BACKGROUND: Impaired cutaneous wound healing is common in humans, and treatments are often ineffective. Based on the significant emotional and economic burden of impaired wound healing, innovative therapies are needed. The potential of mesenchymal stromal cell (MSC)-secreted factors to treat cutaneous wounds is an active area of research that is in need of refinement before effective clinical trials can be initiated. The aims of the present study were to (i) study which MSC-secreted factors stimulate dermal fibroblast (DF) migration in vitro and (ii) evaluate the potential of these factors to promote wound healing in vivo. METHODS: To this end, MSCs were isolated from the peripheral blood of healthy horses, a physiologically relevant large animal model appropriate for translational wound-healing studies. Conditioned medium (CM) from cultured equine MSCs was analyzed using liquid chromatography-mass spectrophotometry (LC-MS/MS) to identify secreted proteins of interest. Double-stranded RNA-mediated interference (RNAi) was used to silence the genes encoding selected proteins, and the effects of CM from these transfected MSCs on migration of cultured equine DF cells in vitro and full-thickness wounds in mice were evaluated. RESULTS: We found that MSC-derived plasminogen activator inhibitor-1 (PAI-1) and tenascin-C significantly increased DF migration in vitro and improved wound healing in vivo by decreasing time to wound closure. DISCUSSION: These results suggest that in a complex wound environment, MSC-secreted factors PAI-1 and tenascin-C contribute to the positive effect of therapeutically applied MSC CM on wound healing.
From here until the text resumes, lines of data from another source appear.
void crack_pass(
	ckl_encoder& e, int64_t sx, int64_t sy, int64_t sz, bool permissible,
	int markov_order, bool hist_only, const std::vector<uint8_t>* model_in,
	std::vector<uint32_t>* hist_out, std::vector<uint8_t>* model_out, CrackResult* result,
	const std::function<void()>& overlap = std::function<void()>(), bool reuse_trail = false
) {
	hipStream_t s = e.stream;
	const uint32_t ns = static_cast<uint32_t>(sz);
	const uint64_t nverts = static_cast<uint64_t>(sx + 1) * (sy + 1);
	e.d_slice_err.ensure(ns);
	const bool prezeroed = e.trail_zeroed && !reuse_trail;
	e.trail_zeroed = false;
	if (prezeroed) CKL_HIP(hipStreamWaitEvent(s, e.ev_prezero, 0));
	if (!reuse_trail && !prezeroed) CKL_HIP(hipMemsetAsync(e.d_slice_err.p, 0, ns * sizeof(uint32_t), s));
	const uint64_t interior = static_cast<uint64_t>(sx > 0 ? sx - 1 : 0) * sy + static_cast<uint64_t>(sx) * (sy > 0 ? sy - 1 : 0);

	std::vector<uint64_t> cbase(ns), sbase(ns), kbase(ns);
	std::vector<uint32_t> ccap(ns), scap(ns), kcap(ns), max_steps(ns);
	std::vector<uint64_t> nbase(ns), cobase(ns), ibase(ns);
	std::vector<uint32_t> ncap(ns), cocap(ns), icap(ns);
	uint64_t ctot = 0, stot = 0, ktot = 0, ntot = 0, cotot = 0, itot = 0;
	uint32_t max_ncap = 0, max_cocap = 0, max_icap = 0, max_special = 0;
	bool any = false;
	for (uint32_t zi = 0; zi < ns; zi++) {
		const uint64_t differ = static_cast<uint64_t>(e.count_v[zi]) + e.count_h[zi];
		const uint64_t E = permissible ? interior - differ : differ;
		any = any || E > 0;
		const uint64_t cc = ((7 * E + 16 + 15) / 16) * 16;
		if (cc > 0xFFFFFFF0ull) throw Error(CKL_ERR_RUNTIME, "crackle_amd: slice has too many crack edges");
		cbase[zi] = ctot; ccap[zi] = static_cast<uint32_t>(cc); ctot += cc;
		max_steps[zi] = static_cast<uint32_t>(E + 1);
		const uint64_t nc = ((static_cast<uint64_t>(e.count_special[zi]) + e.count_corner[zi] + 16) / 16) * 16;
		if (nc >= (1ull << 28)) throw Error(CKL_ERR_RUNTIME, "crackle_amd: slice has too many crack vertices");
		nbase[zi] = ntot; ncap[zi] = static_cast<uint32_t>(nc); ntot += nc;
		cobase[zi] = cotot; cocap[zi] = e.count_corner[zi]; cotot += e.count_corner[zi];
		const uint64_t ic = 7 * nc + 16;
		ibase[zi] = itot; icap[zi] = static_cast<uint32_t>(ic); itot += ic;
		sbase[zi] = stot; scap[zi] = static_cast<uint32_t>(2 * nc + 4); stot += 2 * nc + 4;
		kbase[zi] = ktot; kcap[zi] = static_cast<uint32_t>(nc); ktot += nc;
		max_ncap = std::max<uint32_t>(max_ncap, ncap[zi]);
		max_cocap = std::max<uint32_t>(max_cocap, cocap[zi]);
		max_icap = std::max<uint32_t>(max_icap, icap[zi]);
		max_special = std::max<uint32_t>(max_special, e.count_special[zi]);
	}
	if (result) result->any_chain = any;
	if (g_ht && g_ht->on) {
		uint32_t over = 0;
		for (uint32_t zi = 0; zi < ns; zi++) over += e.count_special[zi] > 3584u;
		fprintf(stderr, "[ckl trail nodes] max special %u, slices above 3584: %u of %u\n", max_special, over, ns);
	}
	HT_MARK("c:caps");
	UploadPacker tables;
	tables.add(e.d_cbase, cbase); tables.add(e.d_ccap, ccap);
	tables.add(e.d_sbase, sbase); tables.add(e.d_scap, scap);
	tables.add(e.d_kbase, kbase); tables.add(e.d_kcap, kcap);
	e.d_cp.ensure(ctot); e.d_fcode.ensure(ctot);
	if (markov_order) e.d_dcode.ensure(ctot);
	e.d_stack_node.ensure(stot); e.d_stack_code.ensure(stot);
	e.d_chain_node.ensure(ktot); e.d_chain_off.ensure(ktot); e.d_chain_clen.ensure(ktot);
	e.d_chain_order.ensure(ktot); e.d_chain_dst.ensure(ktot); e.d_chain_vstart.ensure(ktot);
	e.d_n_chains.ensure(ns); e.d_n_raw.ensure(ns); e.d_n_valid.ensure(ns);
	e.d_payload_len.ensure(ns); e.d_boc_len.ensure(ns);

	const int xw = byte_width(static_cast<uint64_t>(sx) + 1), yw = byte_width(static_cast<uint64_t>(sy) + 1);
	std::vector<uint64_t> pbase(ns), bbase(ns);
	uint64_t ptot = 0, btot = 0;
	for (uint32_t zi = 0; zi < ns; zi++) {
		const uint64_t ncodes = ccap[zi];
		const uint64_t pbytes = markov_order ? (3ull * ncodes + 2 + 7) / 8 : (ncodes + 3) / 4;
		pbase[zi] = ptot; ptot += ((pbytes + 8 + 3) / 4) * 4;
		const uint64_t bbytes = 4 + yw + static_cast<uint64_t>(kcap[zi]) * (yw + 2 * xw);
		bbase[zi] = btot; btot += bbytes;
	}
	tables.add(e.d_pbase, pbase); tables.add(e.d_bbase, bbase);
	tables.add(e.t_nbase, nbase); tables.add(e.t_ncap, ncap);
	tables.add(e.t_cobase, cobase); tables.add(e.t_cocap, cocap);
	tables.add(e.t_ibase, ibase); tables.add(e.t_icap, icap);
	tables.add(e.t_max_steps, max_steps);
	tables.commit(e.d_crack_tables, s, e.uploads_by_kernel ? &e.tables_staging : nullptr);
	HT_MARK("c:tables");
	e.d_payload.ensure(ptot + 8); e.d_boc.ensure(btot + 8);
	e.codes_capacity = ptot + btot;
	if (markov_order) CKL_HIP(hipMemsetAsync(e.d_payload.p, 0, ptot + 8, s));

	FinishArgs fa;
	fa.sx = static_cast<int>(sx); fa.sy = static_cast<int>(sy); fa.xw = xw; fa.yw = yw;
	fa.markov = markov_order ? 1u : 0u;
	fa.cbase = e.d_cbase.p; fa.kbase = e.d_kbase.p;
	fa.n_chains = e.d_n_chains.p; fa.n_raw = e.d_n_raw.p; fa.n_valid = e.d_n_valid.p;
	fa.cp = e.d_cp.p; fa.chain_node = e.d_chain_node.p; fa.chain_off = e.d_chain_off.p; fa.chain_clen = e.d_chain_clen.p;
	fa.chain_order = e.d_chain_order.p; fa.chain_dst = e.d_chain_dst.p; fa.chain_vstart = e.d_chain_vstart.p;
	fa.fcode = e.d_fcode.p; fa.dcode = e.d_dcode.p;
	fa.pbase = e.d_pbase.p; fa.payload = e.d_payload.p; fa.bbase = e.d_bbase.p; fa.boc = e.d_boc.p;
	fa.payload_len = e.d_payload_len.p; fa.boc_len = e.d_boc_len.p;

	unsigned long long* ta_dbg = nullptr;
	size_t trail_lds_used = 0;
	DevBuf<unsigned long long> d_tdbg;
	CKL_HIP(hipEventRecord(e.evk0, s));
	if (!reuse_trail) {
		e.t_counters.ensure(7 * static_cast<size_t>(ns));
		if (!prezeroed) CKL_HIP(hipMemsetAsync(e.t_counters.p, 0, 7 * static_cast<size_t>(ns) * sizeof(uint32_t), s));
		e.t_node_vertex.ensure(ntot); e.t_node_adj.ensure(ntot + 16); e.t_vert2node.ensure(nverts * ns);
		e.t_corner_vertex.ensure(cotot);
		e.t_dart_end.ensure(4 * ntot); e.t_dart_len.ensure(4 * ntot); e.t_dart_minv.ensure(4 * ntot); e.t_dart_minpos.ensure(4 * ntot);
		e.t_dart_codes.ensure(4 * ntot); e.t_dart_inline.ensure(4 * ntot);
		e.t_parent.ensure(ntot); e.t_compmin.ensure(ntot); e.t_starts.ensure(ntot);
		const uint32_t start_words = static_cast<uint32_t>((nverts + 31) / 32);
		e.t_start_bits.ensure(static_cast<size_t>(start_words) * ns);
		if (!prezeroed) CKL_HIP(hipMemsetAsync(e.t_start_bits.p, 0, static_cast<size_t>(start_words) * ns * sizeof(uint32_t), s));
		e.t_items.ensure(itot); e.t_item_off.ensure(itot); e.t_chain_item0.ensure(ktot);
		e.t_events.ensure(itot); e.t_chain_ev0.ensure(ktot); e.t_ev_lnd.ensure(itot); e.t_ev_item.ensure(itot);

		TrailArgs ta;
		ta.adjm = e.d_adjm.p; ta.adjm_stride = e.adjm_stride; ta.mtx2 = e.mtx2; ta.tiles_x = e.tiles_x; ta.tiles_y = e.tiles_y;
		ta.planeV = e.d_planes.p; ta.planeH = e.d_planes.p + e.plane_words * ns; ta.row_words = e.row_words; ta.plane_words = e.plane_words;
		ta.sx = static_cast<uint32_t>(sx); ta.sy = static_cast<uint32_t>(sy); ta.inv = e.graph_permissible ? 0xFFFFFFFFu : 0u;
		ta.sxe = static_cast<uint32_t>(sx + 1); ta.sye = static_cast<uint32_t>(sy + 1); ta.nverts = static_cast<uint32_t>(nverts);
		ta.max_steps = e.t_max_steps.p;
		ta.nbase = e.t_nbase.p; ta.ncap = e.t_ncap.p;
		ta.n_nodes = e.t_counters.p; ta.n_corners = e.t_counters.p + 2 * ns;
		ta.n_starts = e.t_counters.p + 3 * ns; ta.n_items = e.t_counters.p + 4 * ns;
		ta.node_vertex = e.t_node_vertex.p; ta.node_adj = e.t_node_adj.p; ta.vert2node = e.t_vert2node.p;
		ta.cobase = e.t_cobase.p; ta.cocap = e.t_cocap.p; ta.corner_vertex = e.t_corner_vertex.p;
		ta.dart_end = e.t_dart_end.p; ta.dart_len = e.t_dart_len.p; ta.dart_minv = e.t_dart_minv.p; ta.dart_minpos = e.t_dart_minpos.p;
		ta.dart_codes = e.t_dart_codes.p; ta.dart_inline = e.t_dart_inline.p;
		ta.parent = e.t_parent.p; ta.compmin = e.t_compmin.p;
		ta.start_bits = e.t_start_bits.p; ta.start_words = start_words; ta.starts = e.t_starts.p;
		ta.ibase = e.t_ibase.p; ta.icap = e.t_icap.p; ta.items = e.t_items.p; ta.item_off = e.t_item_off.p;
		ta.sbase = e.d_sbase.p; ta.scap = e.d_scap.p; ta.stack_node = e.d_stack_node.p; ta.stack_item = e.d_stack_code.p;
		ta.kbase = e.d_kbase.p; ta.kcap = e.d_kcap.p;
		ta.chain_node = e.d_chain_node.p; ta.chain_item0 = e.t_chain_item0.p; ta.chain_off = e.d_chain_off.p; ta.chain_clen = e.d_chain_clen.p;
		ta.n_chains = e.d_n_chains.p; ta.n_raw = e.d_n_raw.p; ta.n_valid = e.d_n_valid.p;
		ta.cbase = e.d_cbase.p; ta.ccap = e.d_ccap.p; ta.cp = e.d_cp.p; ta.slice_err = e.d_slice_err.p;

		e.last_trail_slices = ns;
		ta.events = e.t_events.p; ta.n_events = e.t_counters.p + 5 * ns; ta.seg_len_sum = e.t_counters.p + 6 * ns; ta.chain_ev0 = e.t_chain_ev0.p; ta.ev_lnd = e.t_ev_lnd.p; ta.ev_item = e.t_ev_item.p;
		ta.dbg = nullptr;
		{ const char* env = getenv("CKL_TRAIL_WALK"); ta.walk_plain = (env && !strcmp(env, "plain")) ? 1u : 0u; ta.walk_no_regs = (env && !strcmp(env, "lds")) ? 1u : 0u; }
		{ const char* env = getenv("CKL_TRAIL_WALK_STACK"); ta.walk_stack_cap = env ? static_cast<uint32_t>(std::max(1, atoi(env))) : 0xFFFFFFFFu; }
		if (kTuning && getenv("CKL_TRAIL_DIAG")) { d_tdbg.ensure(16); CKL_HIP(hipMemsetAsync(d_tdbg.p, 0, 128, s)); ta.dbg = d_tdbg.p; ta_dbg = d_tdbg.p; }
		ta.graph_blocks = e.graph_blocks; ta.blk_special = e.t_blk_special.p; ta.blk_corner = e.t_blk_corner.p;
		int max_lds = 0;
		CKL_HIP(hipDeviceGetAttribute(&max_lds, hipDeviceAttributeMaxSharedMemoryPerBlock, e.device));
		const size_t budget = static_cast<size_t>(max_lds > 1024 ? max_lds - 1024 : 0);
		const uint32_t dart_blocks = (4 * max_ncap + kWalkChunk * kWaves - 1) / (kWalkChunk * kWaves);
		size_t clds = (static_cast<size_t>(max_special) + 1024) * 4;
		if (const char* env = getenv("CKL_TRAIL_LDS")) clds = static_cast<size_t>(std::max(0, atoi(env)));
		clds = (std::min(budget, std::max<size_t>(clds, 1024)) / 16) * 16;
		CKL_HIP(hipFuncSetAttribute(reinterpret_cast<const void*>(&k_trail_components), hipFuncAttributeMaxDynamicSharedMemorySize, static_cast<int>(clds)));
		size_t lds = trail_walk_lds(max_special);
		if (const char* env = getenv("CKL_TRAIL_LDS")) lds = static_cast<size_t>(std::max(0, atoi(env)));
		lds = std::min(budget, std::max<size_t>(lds, 4096));
		lds = (lds / 16) * 16;
		CKL_HIP(hipFuncSetAttribute(reinterpret_cast<const void*>(&k_trail_walk), hipFuncAttributeMaxDynamicSharedMemorySize, static_cast<int>(lds)));
		trail_lds_used = lds;
		HT_MARK("c:setup");

		ta.z0 = 0;
		fa.z0 = 0;
		if (any) {
			hipLaunchKernelGGL(k_trail_nodes, dim3(e.graph_blocks, ns), dim3(kBlock), 0, s, ta);
			hipLaunchKernelGGL(k_trail_segments, dim3(dart_blocks, ns), dim3(kBlock), 0, s, ta);
			if (max_cocap) hipLaunchKernelGGL(k_trail_loops, dim3((max_cocap + kBlock - 1) / kBlock, ns), dim3(kBlock), 0, s, ta);
			hipLaunchKernelGGL(k_trail_components, dim3(ns), dim3(kCompBlock), clds, s, ta, static_cast<uint32_t>(clds));
		}
		CKL_HIP(hipEventRecord(e.evd0, s));
		hipLaunchKernelGGL(k_trail_walk, dim3(ns), dim3(kWave), lds, s, ta, static_cast<uint32_t>(lds));
		CKL_HIP(hipEventRecord(e.evd1, s));
		hipLaunchKernelGGL(k_trail_items, dim3(ns), dim3(kItemsBlock), 0, s, ta);
		hipLaunchKernelGGL(k_trail_offsets, dim3(ns), dim3(kBlock), 0, s, ta);
		hipLaunchKernelGGL(k_trail_expand, dim3((max_icap + kExpandChunk * kWaves - 1) / (kExpandChunk * kWaves), ns), dim3(kBlock), 0, s, ta);
		hipLaunchKernelGGL(k_finish, dim3(ns), dim3(kFinishBlock), 0, s, fa);
	}
	CKL_HIP(hipEventRecord(e.evk1, s));
	HT_MARK("c:enqueue");
	if (kTuning && getenv("CKL_TRAIL_DIAG")) {
		std::vector<uint32_t> c = download(e.t_counters.p, 5 * static_cast<size_t>(ns), s);
		double m[5] = { 0 };
		for (int k = 0; k < 5; k++) for (uint32_t zi = 0; zi < ns; zi++) m[k] += static_cast<double>(c[static_cast<size_t>(k) * ns + zi]) / ns;
		double sp = 0, co = 0;
		for (uint32_t zi = 0; zi < ns; zi++) { sp += static_cast<double>(e.count_special[zi]) / ns; co += static_cast<double>(e.count_corner[zi]) / ns; }
		if (ta_dbg) {
			std::vector<unsigned long long> g = download(ta_dbg, 16, s);
			if (g[11]) fprintf(stderr, "[ckl trail diag, k_trail_walk] mean cycles per slice: table fill=%.0f fill + walk=%.0f\n", static_cast<double>(g[6]) / g[11], static_cast<double>(g[7]) / g[11]);
			if (g[11]) fprintf(stderr, "[ckl trail diag, k_trail_walk] slices=%llu iterations/slice=%.0f cycles/iteration=%.0f clock=%.2f GHz (cycles / 100 MHz ticks)\n",
				g[11], static_cast<double>(g[8]) / g[11], g[8] ? static_cast<double>(g[9]) / g[8] : 0.0, g[10] ? static_cast<double>(g[9]) / (g[10] * 10.0) : 0.0);
			fprintf(stderr, "[ckl trail diag, k_trail_components, mean cycles per slice] union=%.0f component minima=%.0f starts/splits=%.0f bitmap scan=%.0f\n",
				static_cast<double>(g[12]) / ns, static_cast<double>(g[13]) / ns, static_cast<double>(g[14]) / ns, static_cast<double>(g[15]) / ns);
			fprintf(stderr, "[ckl trail diag, k_trail_segments] waves=%llu iterations/wave mean=%.1f max=%llu cycles/wave mean=%.0f max=%llu cycles/iteration=%.0f active lanes/iteration=%.1f\n",
				g[4], g[4] ? static_cast<double>(g[0]) / g[4] : 0.0, g[1], g[4] ? static_cast<double>(g[2]) / g[4] : 0.0, g[3],
				g[0] ? static_cast<double>(g[2]) / g[0] : 0.0, g[0] ? static_cast<double>(g[5]) / g[0] : 0.0);
		}
		fprintf(stderr, "[ckl trail diag] max degree-1/3/4 vertices of a slice=%u, k_trail_walk LDS=%zu bytes\n", max_special, trail_lds_used);
		fprintf(stderr, "[ckl trail diag, mean per slice] degree-1/3/4 vertices=%.0f corners=%.0f nodes=%.0f starts=%.0f items=%.0f\n", sp, co, m[0], m[3], m[4]);
	}

	const bool early_tail = !markov_order && result != nullptr;
	auto enqueue_tail = [&]() {
		e.d_out_off.ensure(ns);
		e.d_code_report.ensure(static_cast<size_t>(ns) + 3);
		e.d_codes_out.ensure(e.codes_capacity + 8);
		hipLaunchKernelGGL(k_code_offsets, dim3(1), dim3(kBlock), 0, s, e.d_boc_len.p, e.d_payload_len.p, e.d_slice_err.p, ns, e.d_out_off.p, e.d_code_report.p);
		hipLaunchKernelGGL(k_gather_codes, dim3(ns), dim3(kBlock), 0, s, e.d_boc.p, e.d_bbase.p, e.d_boc_len.p,
			e.d_payload.p, e.d_pbase.p, e.d_payload_len.p, e.d_out_off.p, e.d_codes_out.p);
	};
	if (early_tail) enqueue_tail();
	if (overlap) overlap();
	HT_MARK("c:overlap");


	if (markov_order) {
		std::vector<uint8_t> model;
		if (model_in) {
			model = *model_in;
		}
		else {
			const size_t rows = static_cast<size_t>(1) << (2 * markov_order);
			e.d_hist.ensure(rows * 4);
			CKL_HIP(hipMemsetAsync(e.d_hist.p, 0, rows * 4 * sizeof(uint32_t), s));
			const uint32_t hist_lds = (rows * 4 <= 16384) ? static_cast<uint32_t>(rows * 4) : 0u;
			if (hist_lds * 4 > 48 * 1024) CKL_HIP(hipFuncSetAttribute(reinterpret_cast<const void*>(&k_markov_hist), hipFuncAttributeMaxDynamicSharedMemorySize, static_cast<int>(hist_lds * 4)));
			hipLaunchKernelGGL(k_markov_hist, dim3(ns), dim3(kBlock), hist_lds * sizeof(uint32_t), s, e.d_dcode.p, e.d_cbase.p, e.d_n_valid.p, markov_order, e.d_hist.p, hist_lds);
			std::vector<uint32_t> hist = download(e.d_hist.p, rows * 4, s);
			if (hist_out) *hist_out = hist;
			if (hist_only) {
				std::vector<uint32_t> errs = download(e.d_slice_err.p, ns, s);
				for (uint32_t zi = 0; zi < ns; zi++) if (errs[zi]) throw Error(CKL_ERR_RUNTIME, "crackle_amd: crack walk scratch overflow on z=" + std::to_string(zi));
				return;
			}
			model = markov_stats_to_model(hist.data(), rows);
		}
		if (model_out) *model_out = model;
		upload(e.d_model, model, s);
		hipLaunchKernelGGL(k_markov_pack, dim3(ns), dim3(kBlock), 0, s, e.d_dcode.p, e.d_cbase.p, e.d_n_valid.p, markov_order,
			e.d_model.p, e.d_pbase.p, e.d_payload.p, e.d_payload_len.p);
	}
	if (!result) { CKL_HIP(hipStreamSynchronize(s)); return; }

	if (!early_tail) enqueue_tail();
	HT_MARK("c:finish_enq");
	std::vector<uint32_t> report = download(e.d_code_report.p, static_cast<size_t>(ns) + 3, s);
	HT_MARK("c:finish_wait");
	if (report[ns + 2]) {
		std::vector<uint32_t> errs = download(e.d_slice_err.p, ns, s);
		for (uint32_t zi = 0; zi < ns; zi++) {
			if (errs[zi]) throw Error(CKL_ERR_RUNTIME, "crackle_amd: crack walk scratch overflow on z=" + std::to_string(zi));
		}
	}
	result->code_len.assign(report.begin(), report.begin() + ns);
	const uint64_t otot = static_cast<uint64_t>(report[ns]) | (static_cast<uint64_t>(report[ns + 1]) << 32);
	result->total = otot;
}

Antimicrobial peptides secreted by equine mesenchymal stromal cells inhibit the growth of bacteria commonly found in skin wounds.
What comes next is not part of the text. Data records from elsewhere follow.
template <bool VIEWS>
__device__ __forceinline__ void emit_keys(int P, int gx, int gy, const SplatRec* rec, const SplatAux* aux,
                                          const uint32_t* order, const uint32_t* offsets, const uint32_t* order_count,
                                          const uint32_t* counters, uint32_t cap, uint32_t* cursor, uint32_t* keys,
                                          uint32_t* vals, int exact_binning, uint32_t view_splats, uint32_t view_tiles) {
  constexpr unsigned FULL = 0xffffffffu;
  auto put = [&](uint32_t o, uint32_t tile, uint32_t rank, uint32_t id) {
    if (cursor != nullptr) {
      o = atomicAdd(cursor + tile, 1u);
      tile = rank;
    }
    if (o < cap) {
      keys[o] = tile;
      vals[o] = id;
    }
  };
  if (order_count != nullptr && counters[GAB200_CTR_BUCKET_OVERFLOW] != 0) return;
  const int lane = threadIdx.x & 31;
  const int warp_global = (blockIdx.x * blockDim.x + threadIdx.x) >> 5;
  const int slot = warp_global * 32 + lane;
  float px = 0.f, py = 0.f, cA = 0.f, cB = 0.f, cC = 0.f, op = 0.f;
  int radius = 0;
  uint32_t ntiles = 0, off = 0, i = 0, tb = 0;
  const int listed = order_count != nullptr ? (int)*order_count : P;
  if (slot < listed) {
    i = order[slot];
    const SplatAux ax = aux[i];
    ntiles = ax.tiles;
    if (ntiles) {
      const float4 q0 = rec[i].q0;
      const float4 q1 = rec[i].q1;
      px = q0.x; py = q0.y; op = q1.y;
      cA = q0.z / REC_SCALE_AC; cB = q0.w / REC_SCALE_B; cC = q1.x / REC_SCALE_AC;
      radius = ax.radius;
      off = (slot == 0 || offsets == nullptr) ? 0u : offsets[slot - 1];
      if (VIEWS) tb = (i / view_splats) * view_tiles;
    }
  }
  int x0 = 0, y0 = 0, x1 = 0, y1 = 0;
  if (ntiles) tile_rect(px, py, radius, gx, gy, x0, y0, x1, y1);

  if (exact_binning) {
    uint32_t todo = __ballot_sync(FULL, ntiles != 0);
    while (todo) {
      const int src = __ffs(todo) - 1;
      todo &= todo - 1;
      const int sx0 = __shfl_sync(FULL, x0, src), sy0 = __shfl_sync(FULL, y0, src);
      const int w = __shfl_sync(FULL, x1, src) - sx0;
      const int cnt = (int)__shfl_sync(FULL, ntiles, src);
      const uint32_t soff = __shfl_sync(FULL, off, src);
      const uint32_t sid = __shfl_sync(FULL, i, src);
      const uint32_t stb = VIEWS ? __shfl_sync(FULL, tb, src) : 0u;
      for (int t = lane; t < cnt; t += 32) {
        const int y = sy0 + t / w, x = sx0 + t % w;
        put(soff + t, stb + (uint32_t)(y * gx + x), (uint32_t)(warp_global * 32 + src), sid);
      }
    }
    return;
  }

  const bool heavy = ntiles != 0 && (y1 - y0) > EMIT_HEAVY_ROWS;
  if (ntiles != 0 && !heavy) {
    TileSpan span(px, py, cA, cB, cC, op, x0, x1);
    uint32_t o = off;
    for (int ty = y0; ty < y1; ty++) {
      int cx0, cx1;
      span.row(ty, cx0, cx1);
      for (int x = cx0; x < cx1; x++) {
        put(o, tb + (uint32_t)(ty * gx + x), (uint32_t)slot, i);
        o++;
      }
    }
  }
  uint32_t todo = __ballot_sync(FULL, heavy);
  while (todo) {
    const int src = __ffs(todo) - 1;
    todo &= todo - 1;
    const float spx = __shfl_sync(FULL, px, src), spy = __shfl_sync(FULL, py, src);
    const float sA = __shfl_sync(FULL, cA, src), sB = __shfl_sync(FULL, cB, src), sC = __shfl_sync(FULL, cC, src);
    const float sop = __shfl_sync(FULL, op, src);
    const int sx0 = __shfl_sync(FULL, x0, src), sx1 = __shfl_sync(FULL, x1, src);
    const int sy0 = __shfl_sync(FULL, y0, src), sy1 = __shfl_sync(FULL, y1, src);
    uint32_t base = __shfl_sync(FULL, off, src);
    const uint32_t sid = __shfl_sync(FULL, i, src);
    const uint32_t stb = VIEWS ? __shfl_sync(FULL, tb, src) : 0u;
    TileSpan span(spx, spy, sA, sB, sC, sop, sx0, sx1);
    for (int r0 = sy0; r0 < sy1; r0 += 32) {
      const int ty = r0 + lane;
      int cx0 = 0, cx1 = 0;
      if (ty < sy1) span.row(ty, cx0, cx1);
      const int len = cx1 - cx0;
      int incl = len;
#pragma unroll
      for (int d = 1; d < 32; d <<= 1) {
        const int nb = __shfl_up_sync(FULL, incl, d);
        if (lane >= d) incl += nb;
      }
      uint32_t o = base + (uint32_t)(incl - len);
      for (int x = cx0; x < cx1; x++) {
        put(o, stb + (uint32_t)(ty * gx + x), (uint32_t)(warp_global * 32 + src), sid);
        o++;
      }
      base += (uint32_t)__shfl_sync(FULL, incl, 31);
    }
  }
}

BACKGROUND: The prevalence of chronic skin wounds in humans is high, and treatment is often complicated by the presence of pathogenic bacteria. Therefore, safe and innovative treatments to reduce the bacterial load in cutaneous wounds are needed. Mesenchymal stromal cells (MSC) are known to provide paracrine signals that act on resident skin cells to promote wound healing, but their potential antibacterial activities are not well described. The present study was designed to examine the antibacterial properties of MSC from horses, as this animal model offers a readily translatable model for MSC therapies in humans. Specifically, we aimed to (i) evaluate the in vitro effects of equine MSC on the growth of representative gram-negative and gram-positive bacterial species commonly found in skin wounds and (ii) define the mechanisms by which MSC inhibit bacterial growth. METHODS: MSC were isolated from the peripheral blood of healthy horses. Gram-negative E. coli and gram-positive S. aureus were cultured in the presence of MSC and MSC conditioned medium (CM), containing all factors secreted by MSC. Bacterial growth was measured by plating bacteria and counting viable colonies or by reading the absorbance of bacterial cultures. Bacterial membrane damage was detected by incorporation of N-phenyl-1-naphthylamine (NPN). Antimicrobial peptide (AMP) gene and protein expression by equine MSC were determined by RT-PCR and Western blot analysis, respectively. Blocking of AMP activity of MSC CM was achieved using AMP-specific antibodies. RESULTS: We found that equine MSC and MSC CM inhibit the growth of E. coli and S. aureus, and that MSC CM depolarizes the cell membranes of these bacteria. In addition, we found that equine MSC CM contains AMPs, and blocking these AMPs with antibodies reduces the effects of MSC CM on bacteria. CONCLUSIONS: Our results demonstrate that equine MSC inhibit bacterial growth and secrete factors that compromise the membrane integrity of bacteria commonly found in skin wounds. We also identified four specific AMPs produced by equine MSC. The secretion of AMPs may contribute to the value of MSC as a therapy for cutaneous wounds in both horses and humans.